- **Task instructions**
Give again, word for word, every line in the entries below from the line with "pLimit) + 1)));" up to and including the line with "sts_u32(a + 2", and no other line.

- **Task material**
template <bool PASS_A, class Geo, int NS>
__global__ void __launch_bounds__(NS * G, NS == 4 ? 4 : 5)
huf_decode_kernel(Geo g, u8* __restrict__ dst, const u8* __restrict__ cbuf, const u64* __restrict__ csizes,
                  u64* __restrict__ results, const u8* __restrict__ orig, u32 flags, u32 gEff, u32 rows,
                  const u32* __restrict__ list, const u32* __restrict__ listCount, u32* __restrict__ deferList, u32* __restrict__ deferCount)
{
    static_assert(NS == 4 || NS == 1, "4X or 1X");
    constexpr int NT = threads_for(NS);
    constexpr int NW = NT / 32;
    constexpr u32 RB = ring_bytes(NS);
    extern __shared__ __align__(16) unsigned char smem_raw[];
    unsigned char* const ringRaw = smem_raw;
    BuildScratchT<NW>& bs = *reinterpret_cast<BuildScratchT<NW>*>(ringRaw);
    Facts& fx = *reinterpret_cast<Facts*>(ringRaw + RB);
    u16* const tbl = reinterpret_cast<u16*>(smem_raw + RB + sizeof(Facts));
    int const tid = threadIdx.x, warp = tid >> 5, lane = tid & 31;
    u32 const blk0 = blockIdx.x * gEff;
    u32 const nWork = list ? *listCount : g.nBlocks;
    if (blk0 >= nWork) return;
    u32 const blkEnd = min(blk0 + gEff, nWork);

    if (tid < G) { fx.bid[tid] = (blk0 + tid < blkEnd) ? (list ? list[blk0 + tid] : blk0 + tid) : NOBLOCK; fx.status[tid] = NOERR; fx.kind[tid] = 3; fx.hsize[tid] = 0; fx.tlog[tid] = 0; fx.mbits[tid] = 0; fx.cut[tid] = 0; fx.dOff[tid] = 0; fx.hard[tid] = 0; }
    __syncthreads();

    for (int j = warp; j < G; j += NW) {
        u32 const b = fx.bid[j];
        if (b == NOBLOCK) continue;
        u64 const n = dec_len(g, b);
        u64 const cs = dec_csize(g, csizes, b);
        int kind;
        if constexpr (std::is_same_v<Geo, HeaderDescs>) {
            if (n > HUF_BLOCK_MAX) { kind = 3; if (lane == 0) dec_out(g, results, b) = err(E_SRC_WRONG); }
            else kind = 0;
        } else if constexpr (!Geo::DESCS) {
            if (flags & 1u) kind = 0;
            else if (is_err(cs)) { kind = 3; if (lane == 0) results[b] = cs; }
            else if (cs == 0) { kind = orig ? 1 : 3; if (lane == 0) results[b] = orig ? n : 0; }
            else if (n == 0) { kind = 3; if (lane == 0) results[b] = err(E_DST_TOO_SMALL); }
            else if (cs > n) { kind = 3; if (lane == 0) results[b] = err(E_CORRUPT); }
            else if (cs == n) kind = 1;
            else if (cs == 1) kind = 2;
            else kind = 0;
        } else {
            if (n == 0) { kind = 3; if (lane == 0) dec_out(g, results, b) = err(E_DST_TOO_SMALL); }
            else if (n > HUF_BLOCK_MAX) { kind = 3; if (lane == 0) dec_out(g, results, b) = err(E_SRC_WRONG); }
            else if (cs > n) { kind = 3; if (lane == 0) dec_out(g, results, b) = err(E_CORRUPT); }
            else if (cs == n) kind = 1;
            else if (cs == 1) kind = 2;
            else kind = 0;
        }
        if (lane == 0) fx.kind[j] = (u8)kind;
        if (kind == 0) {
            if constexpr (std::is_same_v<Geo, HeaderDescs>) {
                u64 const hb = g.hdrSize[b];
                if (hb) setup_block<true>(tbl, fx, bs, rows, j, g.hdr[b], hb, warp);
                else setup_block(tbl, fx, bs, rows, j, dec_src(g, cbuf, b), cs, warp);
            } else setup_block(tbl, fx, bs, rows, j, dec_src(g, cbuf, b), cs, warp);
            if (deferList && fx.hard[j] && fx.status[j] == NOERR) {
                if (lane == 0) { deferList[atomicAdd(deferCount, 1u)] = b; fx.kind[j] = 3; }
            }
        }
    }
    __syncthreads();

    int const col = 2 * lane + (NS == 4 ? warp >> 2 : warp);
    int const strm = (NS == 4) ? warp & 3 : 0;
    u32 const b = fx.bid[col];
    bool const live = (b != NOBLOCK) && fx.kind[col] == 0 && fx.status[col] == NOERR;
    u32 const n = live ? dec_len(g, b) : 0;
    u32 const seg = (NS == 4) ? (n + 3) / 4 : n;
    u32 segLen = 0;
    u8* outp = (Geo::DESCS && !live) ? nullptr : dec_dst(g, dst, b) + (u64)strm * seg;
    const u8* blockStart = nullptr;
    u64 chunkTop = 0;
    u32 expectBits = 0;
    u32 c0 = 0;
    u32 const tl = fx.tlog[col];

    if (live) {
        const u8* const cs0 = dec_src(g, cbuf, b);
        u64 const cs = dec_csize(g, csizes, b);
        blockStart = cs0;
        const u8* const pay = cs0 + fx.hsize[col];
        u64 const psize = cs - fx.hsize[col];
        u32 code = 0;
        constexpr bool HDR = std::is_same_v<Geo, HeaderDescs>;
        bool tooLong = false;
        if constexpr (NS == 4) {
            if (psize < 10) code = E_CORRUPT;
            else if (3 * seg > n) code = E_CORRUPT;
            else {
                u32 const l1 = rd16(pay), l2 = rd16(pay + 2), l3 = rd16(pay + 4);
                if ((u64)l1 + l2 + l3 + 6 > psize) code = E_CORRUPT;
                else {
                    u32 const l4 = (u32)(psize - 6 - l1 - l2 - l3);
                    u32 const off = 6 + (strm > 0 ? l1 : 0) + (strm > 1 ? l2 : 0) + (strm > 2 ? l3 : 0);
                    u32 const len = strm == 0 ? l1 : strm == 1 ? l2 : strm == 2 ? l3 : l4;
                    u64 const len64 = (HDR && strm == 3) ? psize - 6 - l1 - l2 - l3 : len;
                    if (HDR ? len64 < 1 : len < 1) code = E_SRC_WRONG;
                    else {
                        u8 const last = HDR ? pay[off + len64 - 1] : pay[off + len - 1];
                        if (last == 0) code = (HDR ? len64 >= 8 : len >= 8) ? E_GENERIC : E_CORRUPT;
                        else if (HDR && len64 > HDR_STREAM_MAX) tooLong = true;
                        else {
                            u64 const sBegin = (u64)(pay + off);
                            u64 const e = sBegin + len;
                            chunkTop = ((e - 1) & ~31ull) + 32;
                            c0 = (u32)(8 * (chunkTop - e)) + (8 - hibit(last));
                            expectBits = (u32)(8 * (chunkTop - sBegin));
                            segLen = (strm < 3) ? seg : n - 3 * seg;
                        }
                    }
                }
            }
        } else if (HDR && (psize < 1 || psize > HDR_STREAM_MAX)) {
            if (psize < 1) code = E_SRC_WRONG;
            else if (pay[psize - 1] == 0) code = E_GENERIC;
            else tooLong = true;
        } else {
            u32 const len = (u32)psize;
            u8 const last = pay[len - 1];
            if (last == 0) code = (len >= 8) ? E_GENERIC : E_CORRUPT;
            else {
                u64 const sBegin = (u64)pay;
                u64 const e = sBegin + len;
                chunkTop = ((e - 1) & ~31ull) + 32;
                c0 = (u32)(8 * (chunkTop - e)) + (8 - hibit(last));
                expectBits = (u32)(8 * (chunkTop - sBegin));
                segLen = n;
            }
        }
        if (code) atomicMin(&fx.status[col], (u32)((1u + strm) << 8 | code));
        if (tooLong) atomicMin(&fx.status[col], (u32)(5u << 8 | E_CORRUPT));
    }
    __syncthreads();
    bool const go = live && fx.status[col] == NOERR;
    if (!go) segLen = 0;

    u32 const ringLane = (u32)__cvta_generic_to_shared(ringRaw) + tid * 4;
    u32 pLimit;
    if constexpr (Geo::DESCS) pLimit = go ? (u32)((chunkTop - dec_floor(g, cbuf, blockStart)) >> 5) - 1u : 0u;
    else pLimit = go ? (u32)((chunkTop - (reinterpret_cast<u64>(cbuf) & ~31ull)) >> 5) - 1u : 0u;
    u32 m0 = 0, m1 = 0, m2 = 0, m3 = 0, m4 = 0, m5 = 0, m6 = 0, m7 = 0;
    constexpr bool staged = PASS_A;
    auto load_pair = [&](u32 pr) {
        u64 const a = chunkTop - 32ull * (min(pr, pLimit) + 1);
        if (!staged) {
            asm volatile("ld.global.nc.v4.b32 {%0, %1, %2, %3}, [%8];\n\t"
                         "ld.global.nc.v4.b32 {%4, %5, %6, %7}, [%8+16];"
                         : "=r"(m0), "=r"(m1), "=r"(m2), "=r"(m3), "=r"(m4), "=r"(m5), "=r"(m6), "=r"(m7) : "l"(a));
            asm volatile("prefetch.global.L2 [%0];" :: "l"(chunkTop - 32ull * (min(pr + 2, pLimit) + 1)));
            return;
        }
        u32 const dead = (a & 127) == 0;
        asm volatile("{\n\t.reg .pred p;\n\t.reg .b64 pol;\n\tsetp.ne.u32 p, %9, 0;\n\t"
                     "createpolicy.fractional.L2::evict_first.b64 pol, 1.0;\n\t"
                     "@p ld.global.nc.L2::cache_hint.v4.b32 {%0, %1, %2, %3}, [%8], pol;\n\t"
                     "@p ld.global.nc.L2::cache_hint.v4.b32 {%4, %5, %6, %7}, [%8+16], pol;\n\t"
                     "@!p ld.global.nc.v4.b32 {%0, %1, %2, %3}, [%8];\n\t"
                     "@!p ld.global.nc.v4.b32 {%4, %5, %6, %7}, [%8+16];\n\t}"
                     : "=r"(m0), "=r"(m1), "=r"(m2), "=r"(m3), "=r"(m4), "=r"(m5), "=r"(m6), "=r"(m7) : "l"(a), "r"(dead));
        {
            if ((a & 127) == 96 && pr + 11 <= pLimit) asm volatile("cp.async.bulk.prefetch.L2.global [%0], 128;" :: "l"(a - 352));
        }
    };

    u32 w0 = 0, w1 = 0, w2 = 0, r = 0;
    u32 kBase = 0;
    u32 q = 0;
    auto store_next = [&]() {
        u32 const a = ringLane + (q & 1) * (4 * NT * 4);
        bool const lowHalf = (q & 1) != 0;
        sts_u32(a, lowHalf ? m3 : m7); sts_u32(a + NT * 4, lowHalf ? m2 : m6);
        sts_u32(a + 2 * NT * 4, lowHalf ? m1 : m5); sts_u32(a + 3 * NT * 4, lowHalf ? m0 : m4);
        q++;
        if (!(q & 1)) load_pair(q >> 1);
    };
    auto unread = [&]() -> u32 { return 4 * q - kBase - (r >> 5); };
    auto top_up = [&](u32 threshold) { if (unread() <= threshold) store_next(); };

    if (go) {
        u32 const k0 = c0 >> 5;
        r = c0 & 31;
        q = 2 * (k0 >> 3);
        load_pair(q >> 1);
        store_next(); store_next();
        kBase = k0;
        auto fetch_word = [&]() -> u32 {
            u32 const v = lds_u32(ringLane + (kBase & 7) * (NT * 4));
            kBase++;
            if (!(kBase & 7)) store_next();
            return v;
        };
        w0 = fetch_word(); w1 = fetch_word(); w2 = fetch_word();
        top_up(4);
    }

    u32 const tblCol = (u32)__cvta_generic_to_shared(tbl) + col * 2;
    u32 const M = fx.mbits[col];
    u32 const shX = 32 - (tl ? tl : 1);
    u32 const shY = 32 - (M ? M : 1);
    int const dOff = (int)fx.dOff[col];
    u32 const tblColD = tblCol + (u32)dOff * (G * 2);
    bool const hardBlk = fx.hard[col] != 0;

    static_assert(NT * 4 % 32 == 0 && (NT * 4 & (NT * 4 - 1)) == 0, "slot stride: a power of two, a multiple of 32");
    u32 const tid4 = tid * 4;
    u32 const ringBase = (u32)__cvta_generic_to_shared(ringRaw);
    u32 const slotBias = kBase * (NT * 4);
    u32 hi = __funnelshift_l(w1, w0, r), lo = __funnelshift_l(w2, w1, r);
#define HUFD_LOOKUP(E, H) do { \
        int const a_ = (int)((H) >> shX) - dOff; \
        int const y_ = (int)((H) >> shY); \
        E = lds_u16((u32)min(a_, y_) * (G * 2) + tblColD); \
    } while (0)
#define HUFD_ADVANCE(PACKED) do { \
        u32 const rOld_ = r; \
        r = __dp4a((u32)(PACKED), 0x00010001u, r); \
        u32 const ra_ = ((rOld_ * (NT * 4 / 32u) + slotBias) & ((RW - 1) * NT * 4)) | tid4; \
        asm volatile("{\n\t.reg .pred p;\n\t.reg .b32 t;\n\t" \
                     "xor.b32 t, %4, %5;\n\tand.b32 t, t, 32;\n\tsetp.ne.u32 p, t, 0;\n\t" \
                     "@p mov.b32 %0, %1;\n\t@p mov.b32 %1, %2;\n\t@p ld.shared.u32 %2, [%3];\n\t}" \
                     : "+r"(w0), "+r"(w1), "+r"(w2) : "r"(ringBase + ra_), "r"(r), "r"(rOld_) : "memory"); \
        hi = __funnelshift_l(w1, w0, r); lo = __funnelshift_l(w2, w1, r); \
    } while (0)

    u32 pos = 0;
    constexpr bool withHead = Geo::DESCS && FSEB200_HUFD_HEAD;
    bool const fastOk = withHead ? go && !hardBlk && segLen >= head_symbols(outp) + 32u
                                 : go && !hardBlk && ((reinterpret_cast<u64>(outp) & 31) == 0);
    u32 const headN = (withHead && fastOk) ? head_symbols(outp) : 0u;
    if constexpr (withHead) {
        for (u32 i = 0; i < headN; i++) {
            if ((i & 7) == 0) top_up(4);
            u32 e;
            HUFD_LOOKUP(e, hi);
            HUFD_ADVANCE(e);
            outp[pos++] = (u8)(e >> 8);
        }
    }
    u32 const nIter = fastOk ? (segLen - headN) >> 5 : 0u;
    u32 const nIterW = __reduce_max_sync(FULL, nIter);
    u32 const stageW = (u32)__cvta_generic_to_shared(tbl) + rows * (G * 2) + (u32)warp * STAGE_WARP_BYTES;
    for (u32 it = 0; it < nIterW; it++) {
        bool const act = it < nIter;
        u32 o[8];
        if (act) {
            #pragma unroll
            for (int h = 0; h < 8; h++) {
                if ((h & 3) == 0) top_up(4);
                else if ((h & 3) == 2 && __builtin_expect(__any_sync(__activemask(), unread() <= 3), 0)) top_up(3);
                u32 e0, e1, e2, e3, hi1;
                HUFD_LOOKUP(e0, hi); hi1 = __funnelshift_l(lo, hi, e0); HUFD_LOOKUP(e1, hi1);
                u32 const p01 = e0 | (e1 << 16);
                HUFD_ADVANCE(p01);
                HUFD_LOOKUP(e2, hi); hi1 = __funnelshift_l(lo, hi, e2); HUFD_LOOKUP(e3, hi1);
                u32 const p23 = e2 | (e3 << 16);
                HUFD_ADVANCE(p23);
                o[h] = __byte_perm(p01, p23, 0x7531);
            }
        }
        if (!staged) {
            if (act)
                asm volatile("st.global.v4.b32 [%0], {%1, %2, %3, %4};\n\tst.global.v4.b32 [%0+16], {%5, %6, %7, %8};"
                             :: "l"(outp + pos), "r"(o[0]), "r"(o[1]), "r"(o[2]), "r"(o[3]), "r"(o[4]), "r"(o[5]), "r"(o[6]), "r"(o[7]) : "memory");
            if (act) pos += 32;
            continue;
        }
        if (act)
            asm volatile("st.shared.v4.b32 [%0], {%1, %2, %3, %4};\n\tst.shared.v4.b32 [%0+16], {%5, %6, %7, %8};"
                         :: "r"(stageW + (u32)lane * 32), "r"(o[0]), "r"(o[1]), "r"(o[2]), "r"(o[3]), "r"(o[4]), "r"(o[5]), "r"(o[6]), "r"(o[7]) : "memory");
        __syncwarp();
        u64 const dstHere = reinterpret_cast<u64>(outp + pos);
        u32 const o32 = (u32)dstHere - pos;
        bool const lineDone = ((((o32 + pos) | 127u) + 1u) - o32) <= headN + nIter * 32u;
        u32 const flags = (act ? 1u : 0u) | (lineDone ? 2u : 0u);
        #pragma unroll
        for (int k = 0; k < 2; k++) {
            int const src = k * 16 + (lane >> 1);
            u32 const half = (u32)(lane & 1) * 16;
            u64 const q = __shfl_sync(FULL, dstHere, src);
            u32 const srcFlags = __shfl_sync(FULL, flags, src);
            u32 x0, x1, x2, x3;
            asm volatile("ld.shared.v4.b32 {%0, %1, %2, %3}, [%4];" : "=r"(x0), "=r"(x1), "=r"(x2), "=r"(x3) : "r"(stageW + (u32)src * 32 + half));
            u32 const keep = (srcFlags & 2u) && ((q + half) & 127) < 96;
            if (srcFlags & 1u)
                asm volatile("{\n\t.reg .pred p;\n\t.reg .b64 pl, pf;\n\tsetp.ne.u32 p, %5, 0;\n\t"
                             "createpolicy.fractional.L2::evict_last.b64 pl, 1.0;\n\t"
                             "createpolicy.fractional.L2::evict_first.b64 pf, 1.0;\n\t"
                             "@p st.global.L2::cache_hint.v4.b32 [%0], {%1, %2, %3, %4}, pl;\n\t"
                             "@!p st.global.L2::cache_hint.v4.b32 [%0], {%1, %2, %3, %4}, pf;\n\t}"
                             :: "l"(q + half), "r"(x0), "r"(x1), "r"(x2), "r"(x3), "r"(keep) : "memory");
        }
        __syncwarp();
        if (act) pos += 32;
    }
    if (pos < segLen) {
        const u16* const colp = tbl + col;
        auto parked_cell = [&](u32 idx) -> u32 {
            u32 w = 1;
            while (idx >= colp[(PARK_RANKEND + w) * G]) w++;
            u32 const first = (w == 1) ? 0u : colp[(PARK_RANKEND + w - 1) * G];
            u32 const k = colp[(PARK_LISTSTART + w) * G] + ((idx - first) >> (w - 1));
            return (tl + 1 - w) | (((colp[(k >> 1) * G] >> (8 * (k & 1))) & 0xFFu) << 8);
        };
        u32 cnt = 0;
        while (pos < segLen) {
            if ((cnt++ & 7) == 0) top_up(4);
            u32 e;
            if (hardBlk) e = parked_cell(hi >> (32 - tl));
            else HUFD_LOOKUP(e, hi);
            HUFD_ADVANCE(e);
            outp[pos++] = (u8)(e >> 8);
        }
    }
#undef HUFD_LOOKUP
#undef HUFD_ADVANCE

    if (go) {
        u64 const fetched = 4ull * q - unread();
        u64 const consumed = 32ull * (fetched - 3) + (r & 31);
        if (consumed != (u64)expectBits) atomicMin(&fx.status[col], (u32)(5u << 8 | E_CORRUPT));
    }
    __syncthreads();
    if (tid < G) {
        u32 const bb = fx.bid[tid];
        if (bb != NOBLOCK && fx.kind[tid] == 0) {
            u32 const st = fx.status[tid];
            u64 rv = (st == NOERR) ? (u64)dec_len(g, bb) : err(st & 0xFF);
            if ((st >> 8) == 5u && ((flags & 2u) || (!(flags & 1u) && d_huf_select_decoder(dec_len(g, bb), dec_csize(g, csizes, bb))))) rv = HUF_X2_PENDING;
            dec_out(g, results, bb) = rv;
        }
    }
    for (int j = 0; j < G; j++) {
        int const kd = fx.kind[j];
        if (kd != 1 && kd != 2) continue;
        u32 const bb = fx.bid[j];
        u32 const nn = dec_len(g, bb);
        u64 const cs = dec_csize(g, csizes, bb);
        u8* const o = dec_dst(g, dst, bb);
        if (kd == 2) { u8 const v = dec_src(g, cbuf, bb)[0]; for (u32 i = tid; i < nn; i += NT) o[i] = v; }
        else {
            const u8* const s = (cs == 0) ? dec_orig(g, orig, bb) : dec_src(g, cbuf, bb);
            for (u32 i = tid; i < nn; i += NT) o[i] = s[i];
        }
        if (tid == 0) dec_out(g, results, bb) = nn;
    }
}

- **Expected answer**
            asm volatile("prefetch.global.L2 [%0];" :: "l"(chunkTop - 32ull * (min(pr + 2, pLimit) + 1)));
            return;
        }
        u32 const dead = (a & 127) == 0;
        asm volatile("{\n\t.reg .pred p;\n\t.reg .b64 pol;\n\tsetp.ne.u32 p, %9, 0;\n\t"
                     "createpolicy.fractional.L2::evict_first.b64 pol, 1.0;\n\t"
                     "@p ld.global.nc.L2::cache_hint.v4.b32 {%0, %1, %2, %3}, [%8], pol;\n\t"
                     "@p ld.global.nc.L2::cache_hint.v4.b32 {%4, %5, %6, %7}, [%8+16], pol;\n\t"
                     "@!p ld.global.nc.v4.b32 {%0, %1, %2, %3}, [%8];\n\t"
                     "@!p ld.global.nc.v4.b32 {%4, %5, %6, %7}, [%8+16];\n\t}"
                     : "=r"(m0), "=r"(m1), "=r"(m2), "=r"(m3), "=r"(m4), "=r"(m5), "=r"(m6), "=r"(m7) : "l"(a), "r"(dead));
        {
            if ((a & 127) == 96 && pr + 11 <= pLimit) asm volatile("cp.async.bulk.prefetch.L2.global [%0], 128;" :: "l"(a - 352));
        }
    };

    u32 w0 = 0, w1 = 0, w2 = 0, r = 0;
    u32 kBase = 0;
    u32 q = 0;
    auto store_next = [&]() {
        u32 const a = ringLane + (q & 1) * (4 * NT * 4);
        bool const lowHalf = (q & 1) != 0;
        sts_u32(a, lowHalf ? m3 : m7); sts_u32(a + NT * 4, lowHalf ? m2 : m6);
        sts_u32(a + 2 * NT * 4, lowHalf ? m1 : m5); sts_u32(a + 3 * NT * 4, lowHalf ? m0 : m4);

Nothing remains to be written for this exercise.